Поразителен с точки зрения обвинения режим, который для меня установили. Лишили газет. Не дают свиданий, ссылаясь на то, что не кончено следствие (это неправда – я знаю много случаев, когда давали и до, и в ходе следствия), не дают написать записки домой. К чему все это при неоспоримости моей вины?
Почему-то ведь потребовалось вмешательство т. Агранова. Почему не пойти на то скромненькое предложение, которое я вношу в письме и т. Агранову? Тоже потому, что есть неоспоримые доказательства?

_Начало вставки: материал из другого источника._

template <int RPT, int U, bool TRIPLES>
__device__ __forceinline__ void dia_rows(int64_t r, int64_t n, int64_t npad, int K, const DiaOffsets& O,
                                         const int32_t* __restrict__ flags, const int32_t* __restrict__ cols,
                                         const double* __restrict__ vals, const double* __restrict__ x, double* __restrict__ y,
                                         double alpha, double beta, const double* __restrict__ dotw, int xcd, double& dot_acc,
                                         int64_t skip_lo = 0, int64_t skip_hi = 0) {
  constexpr int H = RPT / 2;
  const double* v = vals + ell_base(r, K);
  e_d2 acc[H];
  double xself0 = 0.0, xself1 = 0.0;
  bool have_self = false;
#pragma unroll
  for (int h = 0; h < H; ++h) acc[h] = (e_d2){0.0, 0.0};
  const int64_t blk = r / (64 * RPT) * (RPT / 2);
  const int cls = __builtin_amdgcn_readfirstlane(flags[blk]) - 1;
  bool interior = cls >= 0;
  if (RPT == 4) interior = interior && ((blk + 1) * 128 < npad) && flags[blk + 1] == cls + 1;
  const int32_t* off = O.off[cls < 0 ? 0 : cls];
  const int D = O.D[cls < 0 ? 0 : cls];
  if (interior && TRIPLES && RPT == 2) {
    for (int s = 0; s < D; s += 3) {
      const e_d2 va = __builtin_nontemporal_load(reinterpret_cast<const e_d2*>(v + s * ELL_B));
      const e_d2 vb = __builtin_nontemporal_load(reinterpret_cast<const e_d2*>(v + (s + 1) * ELL_B));
      const e_d2 vc = __builtin_nontemporal_load(reinterpret_cast<const e_d2*>(v + (s + 2) * ELL_B));
      const u_d2* xp = reinterpret_cast<const u_d2*>(x + r + off[s]);
      const u_d2 xa = xp[0], xb = xp[1];
      acc[0].x += va.x != 0.0 ? va.x * xa.x : 0.0;
      acc[0].y += va.y != 0.0 ? va.y * xa.y : 0.0;
      acc[0].x += vb.x != 0.0 ? vb.x * xa.y : 0.0;
      acc[0].y += vb.y != 0.0 ? vb.y * xb.x : 0.0;
      acc[0].x += vc.x != 0.0 ? vc.x * xb.x : 0.0;
      acc[0].y += vc.y != 0.0 ? vc.y * xb.y : 0.0;
      if (off[s + 1] == 0) {
        xself0 = xa.y;
        xself1 = xb.x;
        have_self = true;
      }
    }
  } else if (interior) {
    int s = 0;
    for (; s + U <= D; s += U) {
      e_d2 vv[U][H];
      u_d2 xx[U][H];
#pragma unroll
      for (int u = 0; u < U; ++u)
#pragma unroll
        for (int h = 0; h < H; ++h) {
          vv[u][h] = __builtin_nontemporal_load(reinterpret_cast<const e_d2*>(v + (s + u) * ELL_B) + h);
          xx[u][h] = *(reinterpret_cast<const u_d2*>(x + r + off[s + u]) + h);
        }
#pragma unroll
      for (int u = 0; u < U; ++u)
#pragma unroll
        for (int h = 0; h < H; ++h) {
          acc[h].x += vv[u][h].x != 0.0 ? vv[u][h].x * xx[u][h].x : 0.0;
          acc[h].y += vv[u][h].y != 0.0 ? vv[u][h].y * xx[u][h].y : 0.0;
        }
    }
    for (; s < D; ++s)
#pragma unroll
      for (int h = 0; h < H; ++h) {
        const e_d2 vv = __builtin_nontemporal_load(reinterpret_cast<const e_d2*>(v + s * ELL_B) + h);
        const u_d2 xx = *(reinterpret_cast<const u_d2*>(x + r + off[s]) + h);
        acc[h].x += vv.x != 0.0 ? vv.x * xx.x : 0.0;
        acc[h].y += vv.y != 0.0 ? vv.y * xx.y : 0.0;
      }
  } else {
    const int32_t* c = cols + ell_base(r, K);
    for (int s = 0; s < K; ++s)
#pragma unroll
      for (int h = 0; h < H; ++h) {
        if (r + 2 * h >= npad) continue;
        const e_d2 vv = __builtin_nontemporal_load(reinterpret_cast<const e_d2*>(v + s * ELL_B) + h);
        const e_i2 cc = __builtin_nontemporal_load(reinterpret_cast<const e_i2*>(c + s * ELL_B) + h);
        acc[h].x += vv.x * x[cc.x];
        acc[h].y += vv.y * x[cc.y];
      }
  }
#pragma unroll
  for (int h = 0; h < H; ++h) {
    const int64_t rr = r + 2 * h;
    if (rr >= n) break;
    double y0 = alpha * acc[h].x, y1 = alpha * acc[h].y;
    const bool one = rr < skip_lo || rr >= skip_hi;
    const bool two = rr + 1 < n && (rr + 1 < skip_lo || rr + 1 >= skip_hi);
    if (beta != 0.0) {
      if (one) y0 += beta * y[rr];
      if (two) y1 += beta * y[rr + 1];
    }
    if (one) y[rr] = y0;
    if (two) y[rr + 1] = y1;
    if (dotw) {
      if (RPT == 2 && have_self && dotw == x) {
        if (one) dot_acc += y0 * xself0;
        if (two) dot_acc += y1 * xself1;
      } else {
        if (one) dot_acc += y0 * dotw[rr];
        if (two) dot_acc += y1 * dotw[rr + 1];
      }
    }
  }
}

Я жалею о некоторых выражениях в моем письме в ЦК от 11, во второй его части, которые могли подать повод думать, что я жалоблюсь. Таково было мое состояние тогда, но я и тут не преувеличил ни на слово. Улучшения условий своего содержания я добился после больших усилий, свидания с семьей мне не дают, следствие, как я указывал, зашло в тупик. Если ЦК считало возможным пройти мимо письма от 11 марта, я эти свои просьбы, конечно, снимаю. Прошу к моему делу присовокупить письмо к т. Бухарину, которое у меня было взято при обыске, несмотря на мои протесты. Из него будет ясно, почему я это письмо прошу разослать по указанным выше адресам и что попыток к тому, чтобы за кого-то цепляться, я не делал и делать не буду. Только изоляция не позволила мне обратиться к т. Бухарину с требованием отстраниться от какого бы то ни было влияния на это дело.
Верно:
ОПЕРУПОЛНОМОЧЕННЫЙ 1 ОТДЕЛЕНИЯ СПО ОГПУ Ланцевицкий (Ланцевицкий)
РГАСПИ Ф. 17, Оп. 171, Д. 190, Л. 15-19.